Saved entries
──────────────────────────────
# aelefebv/nellie

Hardware: AMD Instinct MI355X
Metric: Mvoxel/s multiscale Frangi (5 sigma) + Label, float32, frame resident in HBM (higher is better)
Workload: dtype f32; 1 GPU; synthetic 1024x1024x1024 float32 volume (N(100,5) noise + Gaussian tube segments, seed 2345), 0.1 um isotropic, 5-scale Frangi + Label, full hot path per step, frame resident in HBM; voxels=1073741824, labels=265, one_pass_scales=5, fast_div_proven=2, hessian_tile_rows=16

## Files before the change

nellie_amd/csrc/label_runs.inc:

```

struct RunRec { int row; unsigned int x; };
struct RunN { const unsigned int *p; i64 h; i64 cap; };
__device__ __forceinline__ i64 run_n(const RunN &r) { const i64 n = r.p ? (i64)*r.p : r.h; return n > r.cap ? 0 : n; }

__device__ __forceinline__ unsigned long long rl_word(const unsigned long long *__restrict__ bits, i64 row, int w, int wpr,
                                                      int nx, bool invert) {
    unsigned long long v = bits[row * wpr + w];
    if (invert) v = ~v;
    const int rem = nx - w * 64;
    if (rem < 64) v &= (rem <= 0) ? 0ull : ((1ull << rem) - 1ull);
    return v;
}

__global__ void __launch_bounds__(256)
rl_threshold_pack_kernel(const float *__restrict__ f, const unsigned long long *__restrict__ support, unsigned long long *__restrict__ bits,
                         int has_thr, float thr_host, int nx, i64 nrows, int wpr, const float *__restrict__ thr_dev = nullptr) {
    const float thr = thr_dev ? *thr_dev : thr_host;
    const i64 wstride = ((i64)gridDim.x * blockDim.x) >> 6;
    const int lane = threadIdx.x & 63;
    const bool row_words = support && wpr <= 64;
    const i64 first = ((i64)blockIdx.x * blockDim.x + threadIdx.x) >> 6;
    unsigned long long mine_next = (row_words && first < nrows && lane < wpr) ? support[first * wpr + lane] : 0ull;
    unsigned long long st_res = 0ull;
    i64 st_row = -1;
// ... 433 lines not shown
        const i64 i = base + k;
        if (i >= nruns) break;
        const int root = parent[i];
        const int len = (int)(runs[i].x >> 16) - (int)(runs[i].x & 0xffffu);
        unsigned int h = ((unsigned int)root * 2654435761u) >> 24;
        bool done = false;
        for (int probe = 0; probe < 8 && !done; ++probe) {
            const int old = atomicCAS(&keys[h], -1, root);
            if (old == -1 || old == root) { atomicAdd(&vals[h], len); done = true; }
            else h = (h + 1) & (RL_HT - 1);
        }
        if (!done) atomicAdd(&area[root], len);
    }
    __syncthreads();
    for (int k = threadIdx.x; k < RL_HT; k += 256)
        if (keys[k] >= 0 && vals[k]) atomicAdd(&area[keys[k]], vals[k]);
  }
}

__global__ void __launch_bounds__(256)
rl_keep_kernel(const RunRec *__restrict__ runs, const int *__restrict__ parent, const int *__restrict__ area, int min_area,
               unsigned long long *__restrict__ bits, RunN rn, int wpr) {
    const i64 nruns = run_n(rn);
    for (i64 i = (i64)blockIdx.x * blockDim.x + threadIdx.x; i < nruns; i += (i64)gridDim.x * blockDim.x) {
        if (area[parent[i]] < min_area) continue;
        const RunRec r = runs[i];
        rl_set_bits(bits, r.row, wpr, (int)(r.x & 0xffffu), (int)(r.x >> 16));
    }
}

__global__ void __launch_bounds__(256)
majority_bits_kernel(const unsigned long long *__restrict__ in, unsigned long long *__restrict__ out, VolGeom v, int wpr, i64 z_lo, i64 z_hi) {
    const unsigned int ny = (unsigned int)v.ny, uw = (unsigned int)wpr;
    const unsigned int nw = (unsigned int)(z_hi - z_lo) * ny * uw;
    const unsigned int t0 = blockIdx.x * blockDim.x + threadIdx.x;
    if (t0 >= nw) return;
    const unsigned int w = t0 % uw, row0 = t0 / uw;
    const int y = (int)(row0 % ny), z = (int)(row0 / ny) + (int)z_lo;
    const i64 t = ((i64)z * ny + y) * wpr + w;
    const bool last = (w == uw - 1u);
    const unsigned long long top = 1ull << (((int)v.nx - 1) & 63);
    const unsigned long long valid = (top << 1) - 1ull;
    unsigned long long c0 = 0, c1 = 0, c2 = 0, c3 = 0, c4 = 0;
    auto add = [&](unsigned long long b) {
        unsigned long long t0_ = c0 & b; c0 ^= b; b = t0_;
        t0_ = c1 & b; c1 ^= b; b = t0_;
        t0_ = c2 & b; c2 ^= b; b = t0_;
        t0_ = c3 & b; c3 ^= b; b = t0_;
        c4 ^= b;
    };
    unsigned long long cw[9];
    i64 rws[9];
    unsigned long long any = 0ull;
#pragma unroll
    for (int dz = -1; dz <= 1; ++dz) {
        int zz = z + dz;
        const i64 gg = v.gz0 + zz;
        if (gg < 0 || gg >= v.gnz) zz = z;
#pragma unroll
        for (int dy = -1; dy <= 1; ++dy) {
            int yy = y + dy;
            yy = yy < 0 ? 0 : (yy >= (int)ny ? (int)ny - 1 : yy);
            const int k = (dz + 1) * 3 + (dy + 1);
            rws[k] = ((i64)zz * ny + yy) * wpr;
            cw[k] = in[rws[k] + w];
            any |= cw[k];
        }
    }
    if (any == 0ull) { out[t] = 0ull; return; }
#pragma unroll
    for (int k = 0; k < 9; ++k) {
        const unsigned long long cur = cw[k];
        const unsigned long long prev = (w > 0u) ? in[rws[k] + w - 1] : 0ull;
        const unsigned long long left = (cur << 1) | ((w > 0u) ? (prev >> 63) : (cur & 1ull));
        const unsigned long long next = last ? 0ull : in[rws[k] + w + 1];
        const unsigned long long right = (cur >> 1) | (last ? (cur & top) : (next << 63));
        add(left); add(cur); add(right);
    }
    unsigned long long res = c4 | (c3 & c2 & c1);
    if (last) res &= valid;
    out[t] = res;
}

__global__ void __launch_bounds__(256)
rl_paint_kernel(const unsigned long long *__restrict__ bits, const unsigned int *__restrict__ row_off, const int *__restrict__ parent,
                const int *__restrict__ newid, int *__restrict__ out, i64 row0, i64 row1, int wpr, int nx) {
    const i64 wstride = ((i64)gridDim.x * blockDim.x) >> 6;
    const int lane = threadIdx.x & 63;
    for (i64 row = row0 + (((i64)blockIdx.x * blockDim.x + threadIdx.x) >> 6); row < row1; row += wstride) {
        const unsigned int seen0 = row_off[row], nr = row_off[row + 1] - seen0;
        unsigned int seen = seen0;
        int *orow = out + (row - row0) * nx;
        const bool vec = ((nx & 3) == 0) && ((reinterpret_cast<size_t>(orow) & 15) == 0);
        if (nr == 0u && vec) {
            for (int q = lane; q < nx / 4; q += 64) reinterpret_cast<int4 *>(orow)[q] = make_int4(0, 0, 0, 0);
            continue;
        }
        const int lab_mine = ((unsigned int)lane < nr) ? newid[parent[seen0 + lane]] : 0;
        if (vec) {
            for (int q = lane; q < nx / 4; q += 64) reinterpret_cast<int4 *>(orow)[q] = make_int4(0, 0, 0, 0);
            asm volatile("s_waitcnt vmcnt(0)" ::: "memory");
            unsigned long long carry = 0;
            int prev_w = -2;
            for (int wb = 0; wb < wpr; wb += 64) {
                const unsigned long long mine = (wb + lane < wpr) ? rl_word(bits, row, wb + lane, wpr, nx, false) : 0ull;
                unsigned long long todo = __ballot(mine != 0ull);
                while (todo) {
                    const int wl = __builtin_ctzll(todo);
                    todo &= todo - 1;
                    const int w = wb + wl;
                    const unsigned long long v = __shfl(mine, wl, 64);
                    if (w != prev_w + 1) carry = 0ull;
                    const unsigned long long starts = v & ~((v << 1) | carry);
                    const int x = w * 64 + lane;
                    const bool set = (v >> lane) & 1ull;
                    const unsigned long long below = starts & ((lane == 63) ? ~0ull : ((1ull << (lane + 1)) - 1ull));
                    const unsigned int rl = set ? (seen - seen0) + (unsigned int)__builtin_popcountll(below) - 1u : 0u;
                    int lab = __shfl(lab_mine, (int)(rl & 63u), 64);
                    if (set && rl >= 64u) lab = newid[parent[seen0 + rl]];
                    if (set && x < nx) orow[x] = lab;
                    seen += (unsigned int)__builtin_popcountll(starts);
                    carry = v >> 63;
                    prev_w = w;
                }
            }
            continue;
        }
        unsigned long long carry = 0;
        for (int wb = 0; wb < wpr; wb += 64) {
            const unsigned long long mine = (wb + lane < wpr) ? rl_word(bits, row, wb + lane, wpr, nx, false) : 0ull;
            const int wend = wpr - wb < 64 ? wpr - wb : 64;
            for (int wl = 0; wl < wend; ++wl) {
                const int w = wb + wl;
                const unsigned long long v = __shfl(mine, wl, 64);
                const unsigned long long starts = v & ~((v << 1) | carry);
                const int x = w * 64 + lane;
                const bool set = (v >> lane) & 1ull;
                const unsigned long long below = starts & ((lane == 63) ? ~0ull : ((1ull << (lane + 1)) - 1ull));
                const unsigned int rl = set ? (seen - seen0) + (unsigned int)__builtin_popcountll(below) - 1u : 0u;
                int lab = __shfl(lab_mine, (int)(rl & 63u), 64);
                if (set && rl >= 64u) lab = newid[parent[seen0 + rl]];
                if (x < nx) orow[x] = set ? lab : 0;
                seen += (unsigned int)__builtin_popcountll(starts);
                carry = v >> 63;
            }
        }
    }
}

#define SL_FILL 0
#define SL_AREA 1
#define SL_NUMBER 2

__global__ void __launch_bounds__(256)
sl_first_own_kernel(const RunRec *__restrict__ runs, const int *__restrict__ parent, int *__restrict__ aux, i64 nruns, int row_lo, int row_hi,
                    const unsigned int *__restrict__ own_first_ptr) {
    const i64 i = (i64)blockIdx.x * blockDim.x + threadIdx.x;
    if (i >= nruns) return;
    const int own_first = (int)*own_first_ptr;
    const int row = runs[i].row;
    if (row < row_lo || row >= row_hi) return;
    const int r = parent[i];
    if (r >= own_first) { if (r == (int)i) aux[i] = (int)i; return; }
    if ((int)i < __hip_atomic_load(&aux[r], __ATOMIC_RELAXED, __HIP_MEMORY_SCOPE_AGENT)) atomicMin(&aux[r], (int)i);
}
__global__ void __launch_bounds__(256)
sl_area_kernel(const RunRec *__restrict__ runs, const int *__restrict__ parent, int *__restrict__ area, i64 nruns, int row_lo, int row_hi) {
    __shared__ int keys[RL_HT];
    __shared__ int vals[RL_HT];
    for (int k = threadIdx.x; k < RL_HT; k += 256) { keys[k] = -1; vals[k] = 0; }
    __syncthreads();
    const i64 base = (i64)blockIdx.x * RL_CHUNK;
    for (int k = threadIdx.x; k < RL_CHUNK; k += 256) {
        const i64 i = base + k;
        if (i >= nruns) break;
        const RunRec r = runs[i];
        if (r.row < row_lo || r.row >= row_hi) continue;
        const int root = parent[i];
        const int len = (int)(r.x >> 16) - (int)(r.x & 0xffffu);
        unsigned int h = ((unsigned int)root * 2654435761u) >> 24;
        bool done = false;
        for (int probe = 0; probe < 8 && !done; ++probe) {
            const int old = atomicCAS(&keys[h], -1, root);
            if (old == -1 || old == root) { atomicAdd(&vals[h], len); done = true; }
            else h = (h + 1) & (RL_HT - 1);
        }
        if (!done) atomicAdd(&area[root], len);
    }
    __syncthreads();
    for (int k = threadIdx.x; k < RL_HT; k += 256)
        if (keys[k] >= 0 && vals[k]) atomicAdd(&area[keys[k]], vals[k]);
}
struct SlabPlanes { int row[4]; };
__global__ void __launch_bounds__(1024)
sl_boundary_kernel(const unsigned int *__restrict__ row_off, const int *__restrict__ proot, SlabPlanes pl, int ny, int capE,
                   int *__restrict__ bidx, int *__restrict__ hdr) {
    __shared__ unsigned int s_w[16];
    __shared__ unsigned int s_base;
    const int p = blockIdx.x;
    if (pl.row[p] < 0) { if (threadIdx.x == 0) hdr[p] = 0; return; }
    const unsigned int r0 = row_off[pl.row[p]], r1 = row_off[pl.row[p] + ny];
    const int lane = threadIdx.x & 63, w = threadIdx.x >> 6;
    if (threadIdx.x == 0) s_base = 0;
    __syncthreads();
    for (unsigned int c0 = r0; c0 < r1; c0 += 1024) {
        const unsigned int i = c0 + threadIdx.x;
        const bool f = i < r1 && (!proot || proot[i] == (int)i);
        const unsigned long long b = __ballot(f);
        const unsigned int below = (unsigned int)__builtin_popcountll(b & ((1ull << lane) - 1ull));
        if (lane == 0) s_w[w] = (unsigned int)__builtin_popcountll(b);
        __syncthreads();
        unsigned int off = s_base;
        for (int q = 0; q < w; ++q) off += s_w[q];
        if (f && off + below < (unsigned int)capE) bidx[(size_t)p * capE + off + below] = (int)i;
        __syncthreads();
        if (threadIdx.x == 0) { unsigned int t = 0; for (int q = 0; q < 16; ++q) t += s_w[q]; s_base += t; }
        __syncthreads();
    }
    if (threadIdx.x == 0) hdr[p] = (int)s_base;
}
__global__ void __launch_bounds__(256)
sl_table2_kernel(const int *__restrict__ parent, const int *__restrict__ aux, const uint8_t *__restrict__ flag, const int *__restrict__ bidx,
                 int capE, const int *__restrict__ hdr, int *__restrict__ blob, const unsigned int *__restrict__ nruns_ptr) {
    const int p = blockIdx.x;
    int cnt[4], total = 0, off = 8, over = 0;
// ... 63 lines not shown
```

nellie_amd/csrc/nellie_hip.hip:

```cpp
#include "nl_host.h"

struct RcclApi {
    void *handle = nullptr;
    decltype(&ncclGetUniqueId) GetUniqueId = nullptr;
    decltype(&ncclCommInitRank) CommInitRank = nullptr;
    decltype(&ncclCommDestroy) CommDestroy = nullptr;
    decltype(&ncclGetErrorString) GetErrorString = nullptr;
    decltype(&ncclGroupStart) GroupStart = nullptr;
    decltype(&ncclGroupEnd) GroupEnd = nullptr;
    decltype(&ncclSend) Send = nullptr;
    decltype(&ncclRecv) Recv = nullptr;
    decltype(&ncclAllReduce) AllReduce = nullptr;
    decltype(&ncclBroadcast) Broadcast = nullptr;
    decltype(&ncclAllGather) AllGather = nullptr;
    bool ok = false;
};
static RcclApi &rccl_real() {
    static RcclApi api;
    if (!api.handle) {
        std::string rp;
        if (const char *e = getenv("ROCM_PATH")) rp = std::string(e) + "/lib/librccl.so.1";
        const char *names[] = {rp.c_str(), "/opt/rocm/lib/librccl.so.1", "/opt/rocm/lib/librccl.so", "librccl.so.1", "librccl.so"};
        for (const char *n : names) { if (!*n) continue; api.handle = dlopen(n, RTLD_NOW | RTLD_GLOBAL); if (api.handle) break; }
        if (api.handle) {
// ... 327 lines not shown
    if (ok) ok = alloc((void **)&c->d_rows, ((size_t)nzl * ny + 2) * 2 * 4);
    if (ok) ok = alloc(&c->d_small, 1 << 16);
    c->vq_chunks = (int)vq_chunks(nzl, ny, nx);
    {
        const size_t qe = (size_t)vq_alloc_entries(nzl, ny, nx);
        if (ok) ok = alloc((void **)&c->d_vq, qe * 32);
        if (ok) ok = alloc((void **)&c->d_vq_count, (size_t)vq_alloc_regions(nzl, ny, nx) * 4);
        c->spec_ok = vq_spec_entries(nzl, ny, nx) > 0;
    }
    c->blk_cap = (n + SCAN_CHUNK - 1) / SCAN_CHUNK + 1;
    if (ok) ok = alloc(&c->d_blk, (size_t)c->blk_cap * 4);
    if (ok && hipHostMalloc(&c->h_small, 1 << 16, hipHostMallocDefault) != hipSuccess) {
        rc = nl_fail(err, errlen, NL_ENOMEM, "hipHostMalloc failed [out of memory]"); ok = false;
    }
    int side_prio = -1;
    { const char *e = getenv("NELLIE_SIDE_PRIO"); if (e) side_prio = atoi(e); }
    int prio_lo = 0, prio_hi = 0;
    (void)hipDeviceGetStreamPriorityRange(&prio_lo, &prio_hi);
    const int side_p = side_prio < 0 ? prio_hi : (side_prio > 0 ? prio_lo : (prio_lo + prio_hi) / 2);
    if (ok && (hipStreamCreateWithPriority(&c->side, hipStreamNonBlocking, side_p) != hipSuccess ||
               hipEventCreateWithFlags(&c->ev_side, hipEventDisableTiming) != hipSuccess ||
               hipEventCreateWithFlags(&c->ev_main, hipEventDisableTiming) != hipSuccess ||
               hipEventCreateWithFlags(&c->ev_ahead, hipEventDisableTiming) != hipSuccess)) {
        rc = nl_fail(err, errlen, NL_EHIP, "stream/event creation failed"); ok = false;
    }
    if (ok && (hipStreamCreateWithFlags(&c->stream, hipStreamNonBlocking) != hipSuccess ||
               hipEventCreate(&c->t0) != hipSuccess || hipEventCreate(&c->t1) != hipSuccess)) {
        rc = nl_fail(err, errlen, NL_EHIP, "stream/event creation failed"); ok = false;
    }
    if (!ok) { nl_ctx_destroy(c); return rc; }
    *out = c;
    return NL_OK;
}
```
──────────────────────────────
▸ Try it
Nothing but the lines from the start of the data through the line holding "Metric: Mvoxel/s multiscale" should be restated, and each one exactly.

▸ Written response
# aelefebv/nellie

Hardware: AMD Instinct MI355X
Metric: Mvoxel/s multiscale Frangi (5 sigma) + Label, float32, frame resident in HBM (higher is better)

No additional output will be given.